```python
def dse_fused_ok(dse, x):
    if not (rt.DSE_FUSED and x.t.dtype == torch.bfloat16 and x.C in (1, 3) and x.ldc % 8 == 0):
        return False
    if dse.input_conv.out_channels != 32:
# ... 63 lines not shown
class Analysis_transform(nn.Module):
    def __init__(self, N=192, M=320):
        super().__init__()
        self.x1 = nn.Conv2d(3, N, 5, stride=2, padding=2)
        self.gdn1 = GDN(N)
        self.x2 = nn.Conv2d(N, N, 5, stride=2, padding=2)
        self.gdn2 = GDN(N)
        self.attention1 = Win_noShift_Attention(dim=N, num_heads=8, window_size=8, shift_size=4)
        self.x3 = nn.Conv2d(N, N, 5, stride=2, padding=2)
        self.gdn3 = GDN(N)
        self.x4 = nn.Conv2d(N, M, 1, stride=1, padding=0)
        self.attention2 = Win_noShift_Attention(dim=M, num_heads=8, window_size=4, shift_size=2)

    def _stem(self, x):
        m = self.x1
        if (x.t.dtype == torch.bfloat16 and x.ldc == 8 and m.out_channels == 192 and
                m.kernel_size == (5, 5) and m.stride == (2, 2) and m.padding == (2, 2) and
                not self.gdn1.inverse and rt.STEM_FUSED):
            pk1 = rt.packed(m, x.t.dtype, rt.segs_of(x.src()))
            pk2 = self.gdn1._pack(x.t.dtype, 192)
            out = rt.new_feat(x.B, (x.H + 1) // 2, (x.W + 1) // 2, 192, x.t.dtype, x.t.device)
            rt.timed("stem_gdn_kernel", 2.0 * out.B * out.H * out.W * 192 * (75 + 192),
                     2.0 * (x.B * x.H * x.W * 8 + out.B * out.H * out.W * 192),
                     lambda: rt._lib.call("rgbac_stem_gdn", x.B, x.H, x.W, x.ptr(), x.ldc,
                                          pk1.w.data_ptr(), pk1.k_pad, pk1.bias.data_ptr(),
                                          pk2.w.data_ptr(), pk2.k_pad, pk2.bias.data_ptr(), 0,
                                          out.ptr(), out.ldc, rt._lib.stream_ptr(x.t.device)),
                     f"stem_gdn_kernel 3->192 {x.H}x{x.W} B{x.B}")
            return out
        return self.gdn1.nhwc(run_conv(m, [x.src()]))

    def nhwc(self, x, me2, me3):
        y = self._stem(x)
        y = self.gdn2.nhwc(run_conv(self.x2, [y.src()]))
        y = self.attention1.nhwc(y, me2)
        y = self.gdn3.nhwc(run_conv(self.x3, [y.src()]))
        y = run_conv(self.x4, [y.src()])
        return self.attention2.nhwc(y, me3)

    def forward(self, input, mask, me1, me2, me3, me4):
        rt.check_gpu(input, me2, me3)
        if needs_grad(self, input):
            from ..train_forward import analysis_t, layer_t
            return layer_t(lambda f: analysis_t(self, f, me2, me3), input)
        with torch.no_grad():
            return rt.to_nchw(self.nhwc(rt.to_nhwc(input, torch.float32), me2, me3))


class Synthesis_transform(nn.Module):
    def __init__(self, N=196, M=320):
        super().__init__()
        self.attention1 = Win_noShift_Attention(dim=M, num_heads=8, window_size=4, shift_size=2)
        self.x1 = nn.Conv2d(M, N, 1, stride=1, padding=0)
        self.igdn1 = GDN(N, inverse=True)
        self.x2 = nn.ConvTranspose2d(N, N, 5, stride=2, padding=2, output_padding=1)
        self.igdn2 = GDN(N, inverse=True)
        self.attention2 = Win_noShift_Attention(N, num_heads=8, window_size=8, shift_size=4)
        self.x3 = nn.ConvTranspose2d(N, N, 5, stride=2, padding=2, output_padding=1)
        self.igdn3 = GDN(N, inverse=True)
        self.x4 = nn.ConvTranspose2d(N, 3, 5, stride=2, padding=2, output_padding=1)
        self.dse = DSE(32)

    def nhwc(self, y, md2, md3):
        t = self.attention1.nhwc(y, md3)
        t = self.igdn1.nhwc(run_conv(self.x1, [t.src()]))
        t = self.igdn2.nhwc(run_conv(self.x2, [t.src()]))
        t = self.attention2.nhwc(t, md2)
        t = self.igdn3.nhwc(run_conv(self.x3, [t.src()]))
        x4o = rt.new_feat(t.B, 2 * t.H, 2 * t.W, self.x4.out_channels, t.t.dtype, t.t.device,
                          zero=False)
        if not dse_fused_ok(self.dse, x4o):
            x4o.t.zero_()
        t = run_conv(self.x4, [t.src()], out=x4o)
        return self.dse.nhwc(t)

    def forward(self, input, reconmask, md1, md2, md3, md4):
        rt.check_gpu(input, md2, md3)
        if needs_grad(self, input):
            from ..train_forward import layer_t, synthesis_t
            return layer_t(lambda f: synthesis_t(self, f, md2, md3), input)
        with torch.no_grad():
            return rt.to_nchw(self.nhwc(rt.to_nhwc(input, torch.float32), md2, md3))
```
+---+
◆ **Your objective**
Whenever a line above has the word "bias" in it, copy that line.

◆ **Reply to the exercise**
                                          pk1.w.data_ptr(), pk1.k_pad, pk1.bias.data_ptr(),
                                          pk2.w.data_ptr(), pk2.k_pad, pk2.bias.data_ptr(), 0,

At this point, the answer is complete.